RBI committee asks co-op banks to give 70% loan to agriculture
MDT/PTI 25 January 2013

The panel expressed concerns that primary agricultural credit cooperative societies and central cooperative banks were not performing their role and giving almost 40% of their loans for non-agricultural needs

Mumbai: The central cooperative banks should strive to have at least 70% of their loan portfolio for agriculture, reports PTI quoting a panel appointed by the Reserve Bank of India (RBI).

 

“The Committee... recommends that central cooperative banks (CCBs) should strive to provide at least 70% of their loan portfolio for agriculture. ...if a CCB or state cooperative bank (StCB) consistently under performs and provides less than 15% share of agricultural credit in the operational area, then that bank should be declared and treated as an urban co-operative bank,” the Expert Committee on Streamlining Short Term Co-operative Credit Structure said.

 

The panel expressed concerns that primary agricultural credit cooperative societies (PACS) and CCBs were not performing their role and giving almost 40% of their loans for non-agricultural needs.

 

It also said that “30 September 2013 be set as deadline for all StCBs and CCBs to be fully operational on CBS and providing RTGS, NEFT, ATM and POS device based services.”

 

Moreover, it recommended 31 March 2013 as a deadline for CCBs and StCBs to mobilise funds internally or externally to achieve 4% capital to risk (weighted) assets ratio (CRAR).

 

“...a large number of CCBs and some StCBs do not have adequate capital to meet even the relaxed licensing norm of 4% CRAR. The Committee recommends that 31 March 2013 may be set as the deadline for these banks to mobilise the required capital either internally or from any other external source so as to achieve 4% CRAR,” it said.

 

To mobilise funds it recommended that coopreative banks be allowed to issue fixed interest bearing deposits of 10 years or more with a lock-in period of five years and to treat such deposits as tier I capital.

 

The panel also said the Banking Regulation Act may be amended to give direct and overriding authority to the RBI for superseding the board or removing any director on the board of StCB or CCB.

 

It also said the government may consider giving income tax exemption to these entities up to 2016-17 for incentivising to achieve 9% CRAR. There should be graded CRAR norms for different business sizes, it added.

 

It estimated that about 58 CCBs would not be able to mobilise the required capital, or their business sizes are so small that they would not be sustainable in the long run and would have to be therefore consolidated with other CCBs.

 

The RBI had formed the committee in July 2012 under NABARD chairman Prakash Bakshi.

Comments
s kumar
1 decade ago
The Panel and and it's report is farce.
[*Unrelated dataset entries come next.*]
int build_swept_plan(ngcf_csr *c, hipStream_t stream)
{
    free_swept(c);
    ngcf_csr::Swept &w = c->swept;
    w.built_mode = c->mode;
    w.lpe = ngcf_opts().swept_lpe == 32 ? 32 : 16;
    if (c->mode < 2 || c->n_rows == 0 || c->nnz == 0) return NGCF_OK;
    int dev = 0, cus = 0;
    if (hipGetDevice(&dev) != hipSuccess || hipDeviceGetAttribute(&cus, hipDeviceAttributeMultiprocessorCount, dev) != hipSuccess ||
        cus != kSweptWGs) {
        static bool warned = false;
        if (!warned) {
            warned = true;
            fprintf(stderr, "[ngcf] note: this device reports %d CUs, not %d (an MI355X in SPX mode): the L2-swept SpMM plan is not built and the "
                            "products run on the row-wise kernels (about half the speed on large graphs); ngcf_csr_swept_rows() returns 0\n",
                    cus, kSweptWGs);
        }
        return NGCF_OK;
    }
    w.group_swept.assign(c->groups.size(), 0);
    for (size_t g = 0; g < c->groups.size(); ++g) {
        ngcf_csr::Swept::Part p;
        const int rc = build_part(c, c->groups[g], c->mode == 2, stream, p, w.lpe);
        if (rc != NGCF_OK) {
            free_swept(c);
            return rc;
        }
        if (p.waves == 0) continue;
        w.group_swept[g] = 1;
        w.parts.push_back(p);
    }
    if (w.parts.empty()) return NGCF_OK;
    std::vector<int64_t> rp((size_t)c->n_rows + 1);
    HIP_TRY(hipMemcpyAsync(rp.data(), c->rowptr, sizeof(int64_t) * rp.size(), hipMemcpyDeviceToHost, stream));
    HIP_TRY(hipStreamSynchronize(stream));
    std::vector<int32_t> seg_row, heavy_row;
    std::vector<int64_t> seg_begin, heavy_ptr(1, 0);
    for (size_t g = 0; g < c->groups.size(); ++g) {
        if (w.group_swept[g]) continue;
        for (int64_t r = c->groups[g].begin; r < c->groups[g].end; ++r) {
            if (rp[(size_t)r + 1] - rp[(size_t)r] <= c->seg_len) continue;
            heavy_row.push_back((int32_t)r);
            for (int64_t b = rp[(size_t)r]; b < rp[(size_t)r + 1]; b += c->seg_len) {
                seg_row.push_back((int32_t)r);
                seg_begin.push_back(b);
            }
            heavy_ptr.push_back((int64_t)seg_row.size());
        }
    }
    w.out.n_seg = (int64_t)seg_row.size();
    w.out.n_heavy = (int64_t)heavy_row.size();
    int64_t base = w.out.n_seg;
    for (auto &p : w.parts) {
        p.partial_base = base;
        base += p.n_partial;
        w.n_partial += p.n_partial;
    }
    int rc = NGCF_OK;
    if (w.out.n_seg > 0) {
        rc = upload(&w.out.seg_row, seg_row, stream);
        if (rc == NGCF_OK) rc = upload(&w.out.seg_begin, seg_begin, stream);
        if (rc == NGCF_OK) rc = upload(&w.out.heavy_row, heavy_row, stream);
        if (rc == NGCF_OK) rc = upload(&w.out.heavy_seg_ptr, heavy_ptr, stream);
    }
    if (rc == NGCF_OK && (hipMalloc(&w.barrier, sizeof(uint32_t) * 32 * 8 * 4) != hipSuccess || hipStreamSynchronize(stream) != hipSuccess))
        rc = fail(NGCF_ERR_HIP, "swept plan: allocation failed");
    if (rc != NGCF_OK) free_swept(c);
    return rc;
}

bool swept_usable(const ngcf_csr *c, int64_t ldE, int d)
{
    const ngcf_csr::Swept &w = c->swept;
    if (w.parts.empty() || c->mode < 2 || d % (w.lpe * 4) != 0) return false;
    for (const auto &p : w.parts)
        if (((int64_t)p.col_hi + 1) * ldE * 4 > (int64_t)UINT32_MAX) return false;
    return true;
}

typedef float f32x4 __attribute__((ext_vector_type(4)));
#ifndef NGCF_SWEPT_LABW
#define NGCF_SWEPT_LABW 2
#endif

constexpr int kMaxLaunchParts = 4;
struct SweptPartArgs {
    const int64_t *tptr;
    const int32_t *e_pack;
    const float *e_val;
    const int32_t *dst;
    const int32_t *prow;
    float *partial;
    int n_rowpass, n_win, lead;
};
struct SweptLaunch {
    SweptPartArgs part[kMaxLaunchParts];
    int n_parts;
};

NABARD has been conducting Statutory Inspection of SCBs and DCCBs since 1982. They never recommend Supersession of Board of these banks even they know well that these structures are down upto neck in corruption / mismanagement. It was only in 4 or 5 cases out of more than 10000 inspections conducted till now that Supersession of Board has been recommended by NABARD. It is a glaring example of Institutional Hypocracy. Further NABARD has been all the time sermoning rural Short Term Cooperative Structure to diversify and lend to NFS activities despite the fact that they have been unable to meet agri credits. Still NABARD should tell how many Banks/ PACS have not lent more than 70% or 80% to agriculture. The fact is that all of them have lend more than 90% of their portfolio to agri only. More than Rs 25000 crore has gone down the drain in the name of Revitalising STCCS or Vaidyanathan Reforms. NABARD was a strong advocate of the recommendations of Vadyanathan. NABARD has basically interested in increasing its own Profit / Balancesheet at any cost. Diectors of nabard like those of other public sector institutions never bothered to look into the functioning on this Leviathan Institution. RBI is equally a culprit in this all dirty game of promoting so called rural development through credit.